Writing

Feed Software, technology, sysadmin war stories, and more.

Wednesday, June 27, 2012

Extending the web's baseline

At what point do common JavaScript libraries and CSS packages become part of the "baseline" web? There are other things which started out as not being supported by browsers and which were handled by external helpers. Now they are handled internally. I wonder about that for some of the things we see today.

Think about how many pages are using jQuery in some way. I certainly do, although not here on the "/w/" pages. A bunch of my projects which need "app" type behavior call on it. I've done JS by hand back in the long-ago, and it was enough to make me hate it. Now I can be productive without becoming miserable. This is good!

The problem with this is that everyone winds up having to figure out hosting for their helper libraries, even though there aren't that many out there. There might be a huge number of web sites, call it M, and a much smaller number of common libraries, call them N, but I bet the number of unique URLs for those libraries is closer to M than N.

So this is where someone will pop up and say "what about community hosting?", and that's when I get a little nervous. Once you swing that SCRIPT SRC's URL over to someone else's hosting, be it the big G or someone else, you've just lost some control over your own destiny. If that site goes down, or starts behaving oddly, or otherwise stops working for you or your users, your site is broken. Worse, it may happen in such a way that you only find out about it when your users (finally) reach you and complain.

The flip side of this is hosting everything yourself. This lets you keep tight control on things, but then you have a whole new set of problems. New visitors to your pages have to fetch all of your resources, even though they probably have perfectly good cached copies from other sites on their machine. If their browser does any sort of clever local compilation or optimization tricks for scripts, it'll probably have to start all over since this is "new" content.

It seems like we're missing some tools in this effort here. One of them would be the ability to provide multiple URLs for the same resource. Maybe you reference jQuery-x.y.z.min.js primarily from http://big.cdn/js/blahblah, but you also give a pointer to http://my.site/js/blahblah too. Let the browser figure it out.

Still, there is one thing which worries me about the CDN situation, and that's what happens if someone edits that script? You've given it permission to run in the context of your page by SRCing it. Compromising that upstream file would allow lots of interesting attacks on unsuspecting web sites which are just trying to be helpful.

For that, the only thing I can think of is code signing of some sort. Maybe you say SCRIPT SRC= whatever, but you also say SUM=sha256:e3b0c44298f...49b934ca495991b7852b855 too. This would allow the browser to reject anything which had been modified.

There's more. Once you start thinking of these common scripts as being a small number of signatures, you might be able to start referring to them in some common way. Maybe the client's browser already has a script called jQuery with that sha256 sum loaded locally. It's already scanned it, compiled it, optimized it, or whatever else, and it's ready to go. It could just grab that from the local cache and keep going. It doesn't matter where it came from, since it's the same content... as long as you can trust your signing infrastructure.

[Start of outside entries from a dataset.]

# MichSchli/RelationPrediction

Measured on NVIDIA H100. Metric: R-GCN layer fwd+bwd M-edges/sec, higher is better.
Workload: dtype f32

## Files before the change

### relationprediction_b200/csrc/gemm_tf32x3.cu

```cuda
#include <cuda_runtime.h>
#include <stdint.h>

#include <algorithm>
#include <string>

#include "kernels.cuh"

namespace {

constexpr int BM = 128, BN = 128, BK = 32;
constexpr int STAGES = 3;
template <int NST, int TBN>
struct StageShape {
  static constexpr int STAGE_COUNT = NST;
  static constexpr int A_PLANE = BM * BK * 4;
  static constexpr int B_PLANE = TBN * BK * 4;
  static constexpr int BYTES = 2 * A_PLANE + 2 * B_PLANE;
  static constexpr int FRAG = TBN / 2;
};
using NtStage = StageShape<STAGES, BN>;
constexpr int TILE_BYTES = NtStage::A_PLANE;
constexpr int STAGE_BYTES = NtStage::BYTES;
constexpr int SMEM_BYTES = STAGES * STAGE_BYTES + 1024;
constexpr int N_PRODUCERS = 128;
constexpr int N_CONSUMERS = 256;
constexpr int N_THREADS = N_PRODUCERS + N_CONSUMERS;
constexpr int N_FRAG = BN / 2;
static_assert(BM == BN, "the producers use one row schedule for both operands");

__device__ __forceinline__ uint32_t smem_u32(const void* p) {
  return (uint32_t)__cvta_generic_to_shared(p);
}
__device__ __forceinline__ void mbar_init(uint64_t* bar, uint32_t count) {
  asm volatile("mbarrier.init.shared::cta.b64 [%0], %1;" ::"r"(smem_u32(bar)), "r"(count));
}
__device__ __forceinline__ void mbar_arrive(uint64_t* bar) {
  asm volatile("mbarrier.arrive.shared::cta.b64 _, [%0];" ::"r"(smem_u32(bar)) : "memory");
}
__device__ __forceinline__ void mbar_wait(uint64_t* bar, uint32_t parity) {
  asm volatile(
      "{\n\t"
      ".reg .pred p;\n\t"
      "WAIT_LOOP:\n\t"
      "mbarrier.try_wait.parity.shared::cta.b64 p, [%0], %1;\n\t"
      "@p bra WAIT_DONE;\n\t"
      "bra WAIT_LOOP;\n\t"
      "WAIT_DONE:\n\t"
      "}" ::"r"(smem_u32(bar)),
      "r"(parity)
      : "memory");
}
__device__ __forceinline__ void cp_async16(uint32_t dst, const void* src, uint32_t src_bytes) {
  asm volatile("cp.async.cg.shared.global [%0], [%1], 16, %2;" ::"r"(dst), "l"(src), "r"(src_bytes)
               : "memory");
}

__device__ __forceinline__ uint64_t make_desc(uint32_t smem_addr) {
  return (uint64_t)((smem_addr & 0x3FFFFu) >> 4) | (1ull << 16) | ((uint64_t)(1024 >> 4) << 32) | (1ull << 62);
}

__device__ __forceinline__ void wgmma_tf32(float (&d)[64], uint64_t da, uint64_t db, uint32_t accumulate) {
  asm volatile(
      "{\n\t"
      ".reg .pred p;\n\t"
      "setp.ne.b32 p, %66, 0;\n\t"
      "wgmma.mma_async.sync.aligned.m64n128k8.f32.tf32.tf32 "
      "{%0, %1, %2, %3, %4, %5, %6, %7, %8, %9, %10, %11, %12, %13, %14, %15, %16, %17, %18, %19, %20, %21, %22, "
      "%23, %24, %25, %26, %27, %28, %29, %30, %31, %32, %33, %34, %35, %36, %37, %38, %39, %40, %41, %42, %43, %44, "
      "%45, %46, %47, %48, %49, %50, %51, %52, %53, %54, %55, %56, %57, %58, %59, %60, %61, %62, %63}, "
      "%64, %65, p, 1, 1;\n\t"
      "}"
      : "+f"(d[0]), "+f"(d[1]), "+f"(d[2]), "+f"(d[3]), "+f"(d[4]), "+f"(d[5]), "+f"(d[6]), "+f"(d[7]),
        "+f"(d[8]), "+f"(d[9]), "+f"(d[10]), "+f"(d[11]), "+f"(d[12]), "+f"(d[13]), "+f"(d[14]), "+f"(d[15]),
        "+f"(d[16]), "+f"(d[17]), "+f"(d[18]), "+f"(d[19]), "+f"(d[20]), "+f"(d[21]), "+f"(d[22]), "+f"(d[23]),
        "+f"(d[24]), "+f"(d[25]), "+f"(d[26]), "+f"(d[27]), "+f"(d[28]), "+f"(d[29]), "+f"(d[30]), "+f"(d[31]),
        "+f"(d[32]), "+f"(d[33]), "+f"(d[34]), "+f"(d[35]), "+f"(d[36]), "+f"(d[37]), "+f"(d[38]), "+f"(d[39]),
        "+f"(d[40]), "+f"(d[41]), "+f"(d[42]), "+f"(d[43]), "+f"(d[44]), "+f"(d[45]), "+f"(d[46]), "+f"(d[47]),
        "+f"(d[48]), "+f"(d[49]), "+f"(d[50]), "+f"(d[51]), "+f"(d[52]), "+f"(d[53]), "+f"(d[54]), "+f"(d[55]),
        "+f"(d[56]), "+f"(d[57]), "+f"(d[58]), "+f"(d[59]), "+f"(d[60]), "+f"(d[61]), "+f"(d[62]), "+f"(d[63])
      : "l"(da), "l"(db), "r"(accumulate)
      : "memory");
}
__device__ __forceinline__ void wgmma_tf32(float (&d)[32], uint64_t da, uint64_t db, uint32_t accumulate) {
  asm volatile(
      "{\n\t"
      ".reg .pred p;\n\t"
      "setp.ne.b32 p, %34, 0;\n\t"
      "wgmma.mma_async.sync.aligned.m64n64k8.f32.tf32.tf32 "
      "{%0, %1, %2, %3, %4, %5, %6, %7, %8, %9, %10, %11, %12, %13, %14, %15, %16, %17, %18, %19, %20, %21, %22, "
      "%23, %24, %25, %26, %27, %28, %29, %30, %31}, "
      "%32, %33, p, 1, 1;\n\t"
      "}"
      : "+f"(d[0]), "+f"(d[1]), "+f"(d[2]), "+f"(d[3]), "+f"(d[4]), "+f"(d[5]), "+f"(d[6]), "+f"(d[7]),
        "+f"(d[8]), "+f"(d[9]), "+f"(d[10]), "+f"(d[11]), "+f"(d[12]), "+f"(d[13]), "+f"(d[14]), "+f"(d[15]),
        "+f"(d[16]), "+f"(d[17]), "+f"(d[18]), "+f"(d[19]), "+f"(d[20]), "+f"(d[21]), "+f"(d[22]), "+f"(d[23]),
        "+f"(d[24]), "+f"(d[25]), "+f"(d[26]), "+f"(d[27]), "+f"(d[28]), "+f"(d[29]), "+f"(d[30]), "+f"(d[31])
      : "l"(da), "l"(db), "r"(accumulate)
      : "memory");
}
template <int NF>
__device__ __forceinline__ void fence_acc(float (&d)[NF]) {
#pragma unroll
  for (int i = 0; i < NF; ++i) asm volatile("" : "+f"(d[i])::"memory");
}

__device__ __forceinline__ void split_tf32_trunc(float a, float& hi, float& lo) {
  hi = __uint_as_float(__float_as_uint(a) & 0xffffe000u);
  lo = __uint_as_float(__float_as_uint(a - hi) & 0xffffe000u);
}
__device__ __forceinline__ void split_tf32(float a, float& hi, float& lo) {
  uint32_t h, l;
  asm("cvt.rna.tf32.f32 %0, %1;" : "=r"(h) : "f"(a));
  hi = __uint_as_float(h);
  asm("cvt.rna.tf32.f32 %0, %1;" : "=r"(l) : "f"(a - hi));
  lo = __uint_as_float(l);
}

__device__ __forceinline__ uint32_t swz(int r, int c) {
  return (uint32_t)((r >> 3) * 1024 + (r & 7) * 128 + ((c ^ (r & 7)) << 4));
}

template <int NST = STAGES>
__device__ __forceinline__ void init_barriers(uint64_t* full_bar, uint64_t* empty_bar) {
  for (int s = 0; s < NST; ++s) {
    mbar_init(&full_bar[s], N_PRODUCERS);
    mbar_init(&empty_bar[s], N_CONSUMERS);
  }
  asm volatile("fence.mbarrier_init.release.cluster;" ::: "memory");
}

template <class S>
__device__ __forceinline__ void consume_tile(uint32_t smem_base, uint64_t* full_bar, uint64_t* empty_bar, int g0,
                                             int num_kb, uint32_t a_rows, float (&big)[S::FRAG],
                                             float (&small)[S::FRAG]) {
  for (int kb = 0; kb < num_kb; ++kb) {
    const int g = g0 + kb;
    const int s = g % S::STAGE_COUNT;
    mbar_wait(&full_bar[s], (uint32_t)(g / S::STAGE_COUNT) & 1u);
    const uint32_t a_hi = smem_base + s * S::BYTES + a_rows, a_lo = a_hi + S::A_PLANE;
    const uint32_t b_hi = smem_base + s * S::BYTES + 2 * S::A_PLANE, b_lo = b_hi + S::B_PLANE;
    asm volatile("wgmma.fence.sync.aligned;" ::: "memory");
#pragma unroll
    for (int kk = 0; kk < BK / 8; ++kk) {
      const uint64_t dah = make_desc(a_hi + kk * 32), dal = make_desc(a_lo + kk * 32);
      const uint64_t dbh = make_desc(b_hi + kk * 32), dbl = make_desc(b_lo + kk * 32);
      const uint32_t acc = (kb == 0 && kk == 0) ? 0u : 1u;
      wgmma_tf32(small, dal, dbh, acc);
      wgmma_tf32(small, dah, dbl, 1u);
      wgmma_tf32(big, dah, dbh, acc);
    }
    asm volatile("wgmma.commit_group.sync.aligned;" ::: "memory");
    asm volatile("wgmma.wait_group.sync.aligned 0;" ::: "memory");
    fence_acc(big);
    fence_acc(small);
    mbar_arrive(&empty_bar[s]);
  }
}

struct TileCtx {
  int tile;
  int m0, n0;
  int r0, c0;
  int M, N;
  int lane, warp;
};
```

Notice that I'm not calling for browsers to start preloading their own copies of popular libraries. That would be a huge amount of effort, and would probably start all sorts of stupid wars as people jockey for inclusion, sort of like they do with SSL roots now. Instead, the individual client instances should figure this out on the fly using data supplied by the web they encounter. Let it happen organically and in a decentralized fashion.

The best part of all of this is that you could (and should) rig it to be backwards-compatible. Maybe you SCRIPT SRC=http://your.site, but then you add more attributes which allow the browser to find it through other means. New browsers will use them and possibly benefit, and old ones will ignore it and use it as they do now. Everyone wins.

Remember when I mentioned old browsers back at the top? Think back to the days of Mosaic. Odds are, if you ran a sufficiently ancient version on Windows and encountered a JPEG, it would sit there for a bit and then kick off an image viewer. There were only a few types of images which could be handled "inline". Once it became obvious which ones were being used and which weren't, browsers adapted.

I'm just waiting to see the next adaptation of this sort. Lower latency and better content security for all!